**INSTRUCTIONS TO FOLLOW**. Would you find each line in the entries below with the string "FrameParams" and copy it?

**RECORDS SUPPLIED**.

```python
def count_offsets(count: torch.Tensor, cap: int) -> torch.Tensor:
    _req(count, torch.int32)
    B = count.shape[0]
    off = torch.empty((B + 1,), device=count.device, dtype=torch.int32)
    _lib.check(_lib.lib().a3d_count_offsets(count.data_ptr(), off.data_ptr(), B, int(cap), _stream()), "a3d_count_offsets")
    return off


def linear_small(x: torch.Tensor, w: torch.Tensor, bias: Optional[torch.Tensor], norm_n: int = 0, sigmoid: bool = False,
                 m_dev: Optional[torch.Tensor] = None) -> torch.Tensor:
    _req(x)
    _req(w)
    M, K = x.shape
    N = w.shape[0]
    y = torch.empty((M, N), device=x.device, dtype=torch.float32)
    _lib.check(_lib.lib().a3d_linear_small(x.data_ptr(), w.data_ptr(), _p(bias), y.data_ptr(), M, _p(m_dev), K, N, int(norm_n),
                                           int(sigmoid), _stream()), "a3d_linear_small")
    return y


def paste_lsq(boxes, scores, count, row_offset, mask_prob, normals, depth, img_hw, *, post_score_thresh=0.1,
              mask_thresh=0.5, focal=571.623718, cx=319.5, cy=239.5, want_masks=True, clip_boxes=True):
    _req(boxes)
    _req(scores)
    B, R, _ = boxes.shape
    H, W = int(img_hw[0]), int(img_hw[1])
    dev = boxes.device
    MS = mask_prob.shape[-1]
    masks = torch.empty((B, R, H, W), device=dev, dtype=torch.uint8) if want_masks else None
    planes = torch.empty((B, R, 3), device=dev, dtype=torch.float32)
    area = torch.empty((B, R), device=dev, dtype=torch.int32)
    keep = torch.empty((B, R), device=dev, dtype=torch.int32)
    out_boxes = torch.empty((B, R, 4), device=dev, dtype=torch.float32)
    d = _lib.PasteDesc()
    d.boxes, d.scores, d.count, d.row_offset = boxes.data_ptr(), scores.data_ptr(), count.data_ptr(), row_offset.data_ptr()
    d.mask_prob, d.normals, d.depth = mask_prob.data_ptr(), _p(normals), _p(depth)
    d.B, d.R, d.MS, d.H, d.W = B, R, MS, H, W
    d.post_score_thresh, d.mask_thresh = float(post_score_thresh), float(mask_thresh)
    d.focal, d.cx, d.cy = float(focal), float(cx), float(cy)
    d.clip_boxes = int(bool(clip_boxes))
    d.masks, d.planes, d.area, d.keep, d.out_boxes = _p(masks), planes.data_ptr(), area.data_ptr(), keep.data_ptr(), out_boxes.data_ptr()
    _lib.check(_lib.lib().a3d_paste_lsq(C.byref(d), _stream()), "a3d_paste_lsq")
    return masks, planes, area, keep, out_boxes


def record_floats(MS: int = 28) -> int:
    return int(_lib.lib().a3d_record_floats(MS))


def detections_pack(boxes, scores, classes, count, row_offset, keep, planes, rot_axis, tran_axis, mask_prob, MS=28):
    B, R, _ = boxes.shape
    dev = boxes.device
    rec = record_floats(MS)
    records = torch.empty((B, R, rec), device=dev, dtype=torch.float32)
    rec_count = torch.empty((B,), device=dev, dtype=torch.int32)
    d = _lib.PackDesc()
    d.boxes, d.scores, d.classes, d.count = boxes.data_ptr(), scores.data_ptr(), classes.data_ptr(), count.data_ptr()
    d.row_offset, d.keep = row_offset.data_ptr(), keep.data_ptr()
# ... 6 lines not shown
```

include/a3d.h:

```cpp
#ifndef A3D_H
#define A3D_H
#include <stddef.h>
#include <stdint.h>
#ifdef __cplusplus
extern "C" {
#endif

#define A3D_OK 0
#define A3D_ERR_ARG (-1)
#define A3D_ERR_LAUNCH (-2)
#define A3D_ERR_UNSUPPORTED (-3)

#define A3D_ACT_NONE 0
#define A3D_ACT_RELU 1
#define A3D_ACT_LEAKY 2

int a3d_version(void);
size_t a3d_struct_size(int id);

int a3d_preprocess_u8hwc(const uint8_t *frames , float *out, int B, int H, int W,
                         const float mean[3], const float std[3], void *stream);
int a3d_preprocess_f32chw(const float *images , float *out, int B, int H, int W,
                          const float mean[3], const float std[3], void *stream);
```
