# yakir1991/LoRa-SDR-Lightweight-Standalone-Library-

Hardware: AMD Instinct MI355X
Metric: Msymbols/s dechirp+FFT+argmax @ SF7 & SF12, 1/2/4/8 GPU; % HBM roofline (higher is better)
Workload: dtype f32; 1 GPU; SF7 BW125 osr1 LEGACY lora_demodulate + fused dechirp, 15625 frames x (2 sync + 64 data) symbols per GPU, noiseless; launch=eager, streams=3, sf=7, osr=1, frames_per_gpu=15625, data_symbols_per_frame=64, parallelism=frames sharded x1, no collective (gloo timing only), symbols_ok=True

## Files before the change

### lora-sdr-lightweight-standalone-library-_amd/csrc/lora_demod_fast.hip

```cpp
#include "../../include/lora_mi355x.h"
#include "lora_internal.h"

#include <algorithm>
#include <cstdlib>
#include <type_traits>
#include <utility>

#pragma clang fp contract(off)

namespace lora {
namespace {


template <int SF>
struct Geo {
  static constexpr int N = 1 << SF;
  static constexpr bool SMALL = SF <= 5;
  static constexpr int P = SMALL ? N : 16;
  static constexpr int T = N / P;
  static constexpr int R1 = SMALL ? N : ((SF & 1) ? 8 : 16);
  static constexpr int LOGR1 = SMALL ? SF : ((SF & 1) ? 3 : 4);
  static constexpr int G1 = P / R1;
  static constexpr bool R2FIRST = (SF & 1) != 0;
  static constexpr int X = N / R1;
// ... 676 lines not shown
      const auto xb = __builtin_amdgcn_permlane16_swap(best, best, false, false);
      const auto xs = __builtin_amdgcn_permlane16_swap(sec, sec, false, false);
      const auto xp = __builtin_amdgcn_permlane16_swap(pm, pm, false, false);
      best = xb[0], sec = xs[0], pm = xp[0];
      top2_merge(best, sec, pm, xb[1], xs[1], xp[1]);
    } else {
      static_assert(O == 32, "wave64");
      const auto xb = __builtin_amdgcn_permlane32_swap(best, best, false, false);
      const auto xs = __builtin_amdgcn_permlane32_swap(sec, sec, false, false);
      const auto xp = __builtin_amdgcn_permlane32_swap(pm, pm, false, false);
      best = xb[0], sec = xs[0], pm = xp[0];
      top2_merge(best, sec, pm, xb[1], xs[1], xp[1]);
    }
    spec_reduce_step<2 * O, W>(best, sec, pm);
  }
}
template <int SF>
__device__ __forceinline__ void spec_reduce(uint32_t& best, uint32_t& sec, float& pmf, int tid, uint32_t* scratch) {
  constexpr int T = Geo<SF>::T;
  uint32_t pm = __float_as_uint(pmf);
  spec_reduce_step<1, (T < 64 ? T : 64)>(best, sec, pm);
  if constexpr (T > 64) {
    const int w = tid >> 6;
    if ((tid & 63) == 0) {
      scratch[3 * w] = best;
      scratch[3 * w + 1] = sec;
      scratch[3 * w + 2] = pm;
    }
    __syncthreads();
    constexpr int WPS = T / 64;
    const int wb = (w / WPS) * WPS;
    best = scratch[3 * wb];
    sec = scratch[3 * wb + 1];
    pm = scratch[3 * wb + 2];
#pragma unroll
    for (int q = 1; q < WPS; ++q)
      top2_merge(best, sec, pm, scratch[3 * (wb + q)], scratch[3 * (wb + q) + 1], scratch[3 * (wb + q) + 2]);
  }
  pmf = __uint_as_float(pm);
}

template <int SF>
constexpr int demod_waves_per_eu() {
  return SF >= 6 ? 4 : 1;
}

template <int SF, bool SPEC>
constexpr int demod_twl_entries() {
  if constexpr (!SPEC || SF < 6) {
    return 0;
  } else {
    using G = Geo<SF>;
    return (G::RA == 16 ? 15 : 3) * G::MA_A;
  }
}


template <int SF>
constexpr size_t spec_dtl_offset() {
  return (((size_t)Geo<SF>::SPW * lds_row<SF>() + demod_twl_entries<SF, true>()) * sizeof(cf) + 15) & ~(size_t)15;
}
template <int SF>
constexpr bool spec_dtab() {
  return Geo<SF>::WAVE_LOCAL && Geo<SF>::NPASS == 2 &&
         4 * (spec_dtl_offset<SF>() + 2 * sizeof(cf) * Geo<SF>::N) <= 160 * 1024;
}
template <int SF>
constexpr size_t spec_lds_bytes() {
  constexpr bool pf2 = Geo<SF>::WAVE_LOCAL && Geo<SF>::NPASS == 2;
  return pf2 ? spec_dtl_offset<SF>() + (spec_dtab<SF>() ? 2 * sizeof(cf) * Geo<SF>::N : 16 * 8 * Geo<SF>::T)
             : sizeof(cf) * ((size_t)Geo<SF>::SPW * lds_row<SF>() + demod_twl_entries<SF, true>());
}

#define LORA_SPEC_BLOCKS(SPB, dblocks, frames, sync) ((dblocks) + ((sync) ? (2 * (frames) + (SPB) - 1) / (SPB) : 0))
template <int SF>
struct SpecGrid {
  static constexpr int SPB = Geo<SF>::WAVE_LOCAL ? 64 / Geo<SF>::T : Geo<SF>::SPW;
  static constexpr int BPG = Geo<SF>::WAVE_LOCAL ? 4 : 1;
  __host__ __device__ static constexpr int bpf(int per) { return (per + SPB - 1) / SPB; }
  static constexpr int64_t groups(int64_t frames, int per, bool sync) {
    return (LORA_SPEC_BLOCKS(SPB, frames * bpf(per), frames, sync) + BPG - 1) / BPG;
  }
};

__device__ __forceinline__ __amdgpu_buffer_rsrc_t raw_rsrc(const void* p) {
  return __builtin_amdgcn_make_buffer_rsrc(const_cast<void*>(p), (short)0, 0x7fffffff, 0x00020000);
}

struct SpecBlk {
  int64_t f, base;
  int s, jl, d, cg;
  bool valid, mis, nbr;
  float rate;
  int toff;
};
template <int SF, int SPM, int DW, bool RECIP>
__device__ __forceinline__ void spec_decode(const KArgs& a, int64_t bb, int bpf, int per, int gi, int l, bool fdiv,
                                            uint64_t mq, SpecBlk& B) {
  constexpr int SPB = SpecGrid<SF>::SPB, S0 = SPM == 2 ? 0 : 2;
  const __attribute__((address_space(4))) FrameParams* fps =
      (const __attribute__((address_space(4))) FrameParams*)a.fp_spec;
  if constexpr (RECIP)
    B.f = fdiv ? (bpf == 1 ? bb : (int64_t)(((uint64_t)(uint32_t)bb * mq) >> 32)) : bb / bpf;
  else
    B.f = bb / bpf;
  B.jl = (int)(bb - B.f * bpf) * SPB + gi;
  B.valid = B.jl < per;
  B.s = S0 + (B.valid ? B.jl : per - 1);
  B.rate = SPM == 2 ? 0.0f : fps[B.f].rate;
  B.toff = SPM == 2 ? 0 : fps[B.f].t_off;
  sym_base(B.s, Geo<SF>::N, a.frame_len, B.toff, B.base, B.cg);
  if constexpr (SPM == 1) B.cg = 0;
  B.d = (int)(B.base & (DW - 1));
  B.mis = __builtin_amdgcn_readfirstlane(__ballot(Geo<SF>::NPASS == 3 ? l < B.d : B.d != 0) != 0);
  B.nbr = false;
}
template <int SF>
__device__ __forceinline__ bool spec_next_is_neighbour(const KArgs& a, const SpecBlk& B, int per, int gi) {
  int64_t bnext;
  int cgn;
  sym_base(B.s + 1, Geo<SF>::N, a.frame_len, B.toff, bnext, cgn);
  return gi < SpecGrid<SF>::SPB - 1 && B.jl + 1 < per && bnext == B.base + Geo<SF>::N;
}

template <int SF, bool DTAB, bool DTL>
__device__ __forceinline__ float4 spec_table_pair(int pp, __amdgpu_buffer_rsrc_t rd, int vt, bool cg0, const cf* dq,
                                                  const float4* dl) {
  constexpr int N = Geo<SF>::N, T = Geo<SF>::T;
  if constexpr (DTAB) {
    const cf d0 = dq[2 * pp * T], d1 = dq[(2 * pp + 1) * T];
    return float4{d0.re, d0.im, d1.re, d1.im};
  } else if constexpr (DTL) {
    return cg0 ? dl[pp * T]
               : __builtin_bit_cast(float4, __builtin_amdgcn_raw_buffer_load_b128(rd, vt, pp * (N + T) * 16, 0));
  } else {
    return __builtin_bit_cast(float4, __builtin_amdgcn_raw_buffer_load_b128(rd, vt, pp * (N + T) * 16, 0));
  }
}
template <int SF, bool DTAB, bool DTL, int NP>
__device__ __forceinline__ void spec_table(const KArgs& a, int cg, int lr, const cf* dtab, const float4* dtl,
                                           float4 (&dt)[NP]) {
  const __amdgpu_buffer_rsrc_t rd = raw_rsrc(a.downP);
  const int vt = (cg + lr) * 16;
  bool cg0 = false;
  if constexpr (DTL && !DTAB) cg0 = __builtin_amdgcn_readfirstlane(__ballot(cg != 0) == 0);
#pragma unroll
  for (int pp = 0; pp < NP; ++pp) dt[pp] = spec_table_pair<SF, DTAB, DTL>(pp, rd, vt, cg0, dtab + cg + lr, dtl + lr);
}
template <int MODE, bool MAX, int P>
__device__ __forceinline__ float spec_dechirp_max(const v2f (&ld)[P + 1], const float4* dt, cf (&in)[P]) {
#pragma unroll
  for (int q = 0; q < P; ++q) in[q] = cf{ld[q].x, ld[q].y};
  if constexpr (MODE == 0) {
#pragma unroll
    for (int pp = 0; pp < P / 2; ++pp) {
      in[2 * pp] = pk_cmul_ref(in[2 * pp], cf{dt[pp].x, dt[pp].y});
      in[2 * pp + 1] = pk_cmul_ref(in[2 * pp + 1], cf{dt[pp].z, dt[pp].w});
    }
  }
  float pm = 0.0f;
  if constexpr (MAX) {
#pragma unroll
    for (int q = 0; q < P; ++q) pm = amax3(pm, in[q]);
  }
  return pm;
}
// ... 53 lines not shown
  const float scale = (legacy && p.scaled) ? p.scale : 1.0f;

  constexpr bool FMA = SPEC && FAST;
  constexpr int NTW = demod_twl_entries<SF, SPEC>();
  static_assert(NTW <= 256, "one staged twiddle per thread");
  cf* twl = rows + (size_t)SPW * rowc;
  cf tv{0.0f, 0.0f};
  if constexpr (NTW > 0) {
    if (tid < NTW) tv = a.twTA ? a.twTA[tid] : a.tw[twT_index(N, G::MA_A, tid / G::MA_A, tid % G::MA_A)];
  }
  cf in[P], z[P];
  if (SPEC && MODE == 0 && a.downP)
    gather_points<SF, true>(a, x, l, 1, N, cg, 1, true, 1.0f, in);
  else
    gather_points<SF>(a, x, l, osr, step, cg, legacy ? 1 : 2, dech, SPEC ? 1.0f : scale, in);
  if constexpr (NTW > 0) {
    if (tid < NTW) twl[tid] = tv;
    if constexpr (G::WAVE_LOCAL) __syncthreads();
  }
  float pm = 0.0f;
  if constexpr (SPEC) {
#pragma unroll
    for (int q = 0; q < P; ++q) pm = amax3(pm, in[q]);
  }
  rotate_place<SF, !RAW, FAST, FMA>(in, z, start, p.rate, hann, a.win, l);
  if constexpr (SPEC) asm volatile("" : "+v"(pm));
  float sec = 0.0f;
  const uint64_t lkey =
      fft_key<SF, false, FMA, (NTW > 0)>(z, rows + (size_t)g * rowc, l, a, SPEC ? &sec : nullptr, twl);
  const uint64_t key = symbol_key<SF>(lkey, tid, red);
  if (l == 0 && valid && a.syms) a.syms[f * a.sym_stride + (s - s0)] = (uint16_t)key_index(key);
  if constexpr (SPEC) {
    float r2 = lkey == key ? sec : key_value(lkey);
    group_reduce2<SF>(r2, pm, tid, reinterpret_cast<float*>(smem + 64));
    if (l == 0 && valid) {
      const int64_t per = a.total - s0;
      reinterpret_cast<float2*>(a.spec_marg)[f * per + (s - s0)] = make_float2(sqrtf(key_value(key)) - sqrtf(r2), pm);
    }
  }
}
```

**ANSWER TO THIS TASK**.
  const __attribute__((address_space(4))) FrameParams* fps =
      (const __attribute__((address_space(4))) FrameParams*)a.fp_spec;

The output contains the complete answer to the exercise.